Black and white dots are simple to understand, but as with many simple concepts in The Witness, they can get insanely complicated.
Black dots and white dots can never end up on the same side of a dividing line. To help you understand what that means, check out the description of a dividing line in the breakout box.
To help you understand, let’s explain what is happening in the puzzle above, which is one of the first complicated black-and-white mazes you come across. You can see that every white dot is inside where my teal line is drawn, and the black dots end up outside of it. Also note that just below where the maze starts (the fat teal dot) is an opening on the border to the right. That doesn’t matter. Borders are naturally closed. This also means that black dots or white dots don’t have to be in the same section. It’s only important that they are not sharing a space with any dots of the opposite color.
Colored boxes and stars
And my head already hurts.
You’ll run into a lot more than just black and white boxes. Colored boxes and stars (which look kinda like asterisks and stars mashed together) behave similarly to black and white boxes with a few twists.
Let’s look at the puzzle above to help explain all this. The boxes are orange and green, and the stars are purple. For boxes, you’ll once again want to ensure that they are separated by color. But stars are completely different:
Stars must have two of any one color on one side of a dividing line.
So in the puzzle above, you can see that the orange and green boxes are never on the same side of a divider, and you have two purple stars split up into the three main sections of the puzzle.
But it gets trickier than that because star colors don’t affect one another. Check out this puzzle:
You can have orange and purple stars on the same side of a line. That isn’t a problem. Oh, but it gets even more confusing!
Stars demand that you have two of the same color on one side of the line, but only one has to be a star. I know that’s confusing, but you can see that you have one purple star and one purple box on the bottom right and top left.
In the puzzles above, you can see an arrangement of yellow blocks in some of the boxes. These are what I’m calling “Tetris pieces.” For these mazes, you need to create an outline that is exactly big enough to house these shapes.
Look at the puzzle on the far left. On the bottom, you can see an L-shaped Tetris piece sitting at a slight slant. This means you need to rope off four blocks shaped like an L that also contains that box.
Here’s an illustration where the puzzle with the solution is on the left and the reasoning is on the right:
Now, a few more things about these Tetris pieces. If they are slanted diagonally, it doesn’t matter what direction the spaces are in as long as they are shaped like the piece. But if the symbol is perfectly up and down or left and right, you have to keep it that way. So if you have a four block-long line that is laying perfectly horizontal, divide a vertical four-block section for it. That won’t work.

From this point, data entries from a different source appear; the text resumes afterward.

## Overlap value-head epilogue of previous tile with next tile's MFMA main loop

Result: no change. 18.94 million, median of 6 (+0.4%).

```diff
diff --git a/rsl_rl_amd/csrc/mlp_fwd_stream.hip b/rsl_rl_amd/csrc/mlp_fwd_stream.hip
--- a/rsl_rl_amd/csrc/mlp_fwd_stream.hip
+++ b/rsl_rl_amd/csrc/mlp_fwd_stream.hip
@@ -249,13 +249,17 @@
     int tiles, tiles_per;
 };
 constexpr int kVhP = 260;
-
+constexpr bool kVhOverlapDefault = true;
+
+template <bool kOverlap>
 __global__ __launch_bounds__(kFsThreads, 1) void value_head_stream_kernel(VhArgs a) {
     using C = FsCfg<256>;
     __shared__ __attribute__((aligned(16))) char lds[2 * C::kBufB];
     __shared__ float red[8 * kFsT];
     __shared__ float dvl[kFsT];
     __shared__ float dbred[kFsT / 64];
+    __shared__ __attribute__((aligned(16))) float btab[kOverlap ? kFsN : 4];
+    __shared__ __attribute__((aligned(16))) float wtab[kOverlap ? kFsN : 4];
     const int t_begin = blockIdx.x * a.tiles_per;
     const int t_end = min(a.tiles, t_begin + a.tiles_per);
     if (t_begin >= t_end) return;
@@ -281,24 +285,57 @@
         return __builtin_bit_cast(uint4, __builtin_amdgcn_raw_buffer_load_b128(rimg, boff, (c * kFsImgChunkU + q * kFsImgPlaneU) * 16, 0));
     };
     float bcol[16], wcol[16];
-#pragma unroll
-    for (int g = 0; g < 4; ++g) {
-        const float4 b4 = *reinterpret_cast<const float4*>(a.bias + 32 * wave + 8 * g + 4 * h);
-        const float4 w4 = *reinterpret_cast<const float4*>(a.wv + 32 * wave + 8 * g + 4 * h);
-        bcol[4 * g] = b4.x; bcol[4 * g + 1] = b4.y; bcol[4 * g + 2] = b4.z; bcol[4 * g + 3] = b4.w;
-        wcol[4 * g] = w4.x; wcol[4 * g + 1] = w4.y; wcol[4 * g + 2] = w4.z; wcol[4 * g + 3] = w4.w;
-    }
+    if constexpr (kOverlap) {
+        if (threadIdx.x < kFsN) {
+            btab[threadIdx.x] = a.bias[threadIdx.x];
+            wtab[threadIdx.x] = a.wv[threadIdx.x];
+        }
+    } else {
+#pragma unroll
+        for (int g = 0; g < 4; ++g) {
+            const float4 b4 = *reinterpret_cast<const float4*>(a.bias + 32 * wave + 8 * g + 4 * h);
+            const float4 w4 = *reinterpret_cast<const float4*>(a.wv + 32 * wave + 8 * g + 4 * h);
+            bcol[4 * g] = b4.x; bcol[4 * g + 1] = b4.y; bcol[4 * g + 2] = b4.z; bcol[4 * g + 3] = b4.w;
+            wcol[4 * g] = w4.x; wcol[4 * g + 1] = w4.y; wcol[4 * g + 2] = w4.z; wcol[4 * g + 3] = w4.w;
+        }
+    }
+    auto col4 = [&](const float (&reg)[16], const float* tab, int g, float (&o)[4]) {
+        if constexpr (kOverlap) {
+            int off = 4 * h;
+            asm volatile("" : "+v"(off));
+            const float4 v = *reinterpret_cast<const float4*>(tab + 32 * wave + 8 * g + off);
+            o[0] = v.x; o[1] = v.y; o[2] = v.z; o[3] = v.w;
+        } else {
+#pragma unroll
+            for (int k = 0; k < 4; ++k) o[k] = reg[4 * g + k];
+        }
+    };
     const float bv = *a.bvp;
     auto tile_rsrc = [&](int tile) {
         return __builtin_amdgcn_make_buffer_rsrc(const_cast<float*>(a.x + static_cast<int64_t>(tile) * kFsT * 256), 0,
                                                  static_cast<uint32_t>(kFsT * 256 * 4), kFsRsrcFlags);
     };
 
+    const int xg = ((threadIdx.x / C::kUnitsRow) * 256 + 4 * (threadIdx.x % C::kUnitsRow)) * 4;
+    const int xl = fs_off(threadIdx.x / C::kUnitsRow, 4 * (threadIdx.x % C::kUnitsRow));
+    static_assert(kFsThreads / C::kUnitsRow == 32 && C::kUpt == 4, "unit j = unit 0 + 32 j rows");
     float4 xr[4];
-    fs_load_x<256>(tile_rsrc(t_begin), 0, xr);
-#pragma unroll
-    for (int j = 0; j < C::kUpt; ++j) fs_store_x1<256>(xr[j], j, lds);
-    fs_load_x<256>(tile_rsrc(t_begin), 1, xr);
+    auto load_x = [&](__amdgpu_buffer_rsrc_t r, int q) {
+#pragma unroll
+        for (int j = 0; j < 4; ++j)
+            xr[j] = __builtin_bit_cast(float4, __builtin_amdgcn_raw_buffer_load_b128(r, xg, q * C::kCols * 4 + j * 32 * 256 * 4, 2));
+    };
+    auto store_x1 = [&](int j, int buf) {
+        uint2 w[3];
+        split4(xr[j], w[0], w[1], w[2]);
+#pragma unroll
+        for (int q = 0; q < 3; ++q)
+            *reinterpret_cast<uint2*>(lds + xl + (buf * C::kBufB + q * C::kPlaneB + j * 1024)) = w[q];
+    };
+    load_x(tile_rsrc(t_begin), 0);
+#pragma unroll
+    for (int j = 0; j < 4; ++j) store_x1(j, 0);
+    load_x(tile_rsrc(t_begin), 1);
     __syncthreads();
 
     uint4 bq[2][3];
@@ -309,18 +346,103 @@
 #pragma unroll
     for (int r = 0; r < 16; ++r) wacc[r] = 0.f;
     float dbacc = 0.f;
-
-    for (int tile = t_begin; tile < t_end; ++tile) {
+    float tvr = 0.f, retr = 0.f;
+    float oval = 0.f;
+    float dvc = 0.f;
+
+    auto row_rsrc = [&](const float* p, int tile) {
+        return __builtin_amdgcn_make_buffer_rsrc(const_cast<float*>(p + static_cast<int64_t>(tile) * kFsT), 0,
+                                                 static_cast<uint32_t>(kFsT * 4), kFsRsrcFlags);
+    };
+    auto load_targets = [&](int tile) {
+        if (wave < kFsT / 64) {
+            tvr = __builtin_bit_cast(float, __builtin_amdgcn_raw_buffer_load_b32(row_rsrc(a.tv, tile), 4 * threadIdx.x, 0, 0));
+            retr = __builtin_bit_cast(float, __builtin_amdgcn_raw_buffer_load_b32(row_rsrc(a.ret, tile), 4 * threadIdx.x, 0, 0));
+        }
+    };
+    auto stage_a = [&](f32x16 (&acc)[4], int i, int g) {
+        float b4[4], w4[4];
+        col4(bcol, btab, g, b4);
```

Elimination marks work in conjunction with everything else. It removes one symbol that it is in the same section with.
In the puzzles above, you can see faded elimination marks and one faded purple star. But, remember, you have to have two stars in every section. The only exception to that rule is when you can delete it. And if you see an elimination mark in a puzzle, you have to incorporate it into your solution. Finally, this symbol will erase anything that is superfluous if it is sharing an area with more than one item.
Look at the unsolved puzzle on the left up above. You have four purple stars and three Tetris blocks. We can complete this maze by using the elimination mark to get rid of the vertical Tetris piece.
Check it out:
Mixing and matching
The Witness takes all of these basic concepts and combines them for some truly devious puzzles. That means observational puzzles stacked on top of logic puzzles. Keep that in mind when you get frustrated, and you should eventually get through everything that stands between you and completing the game.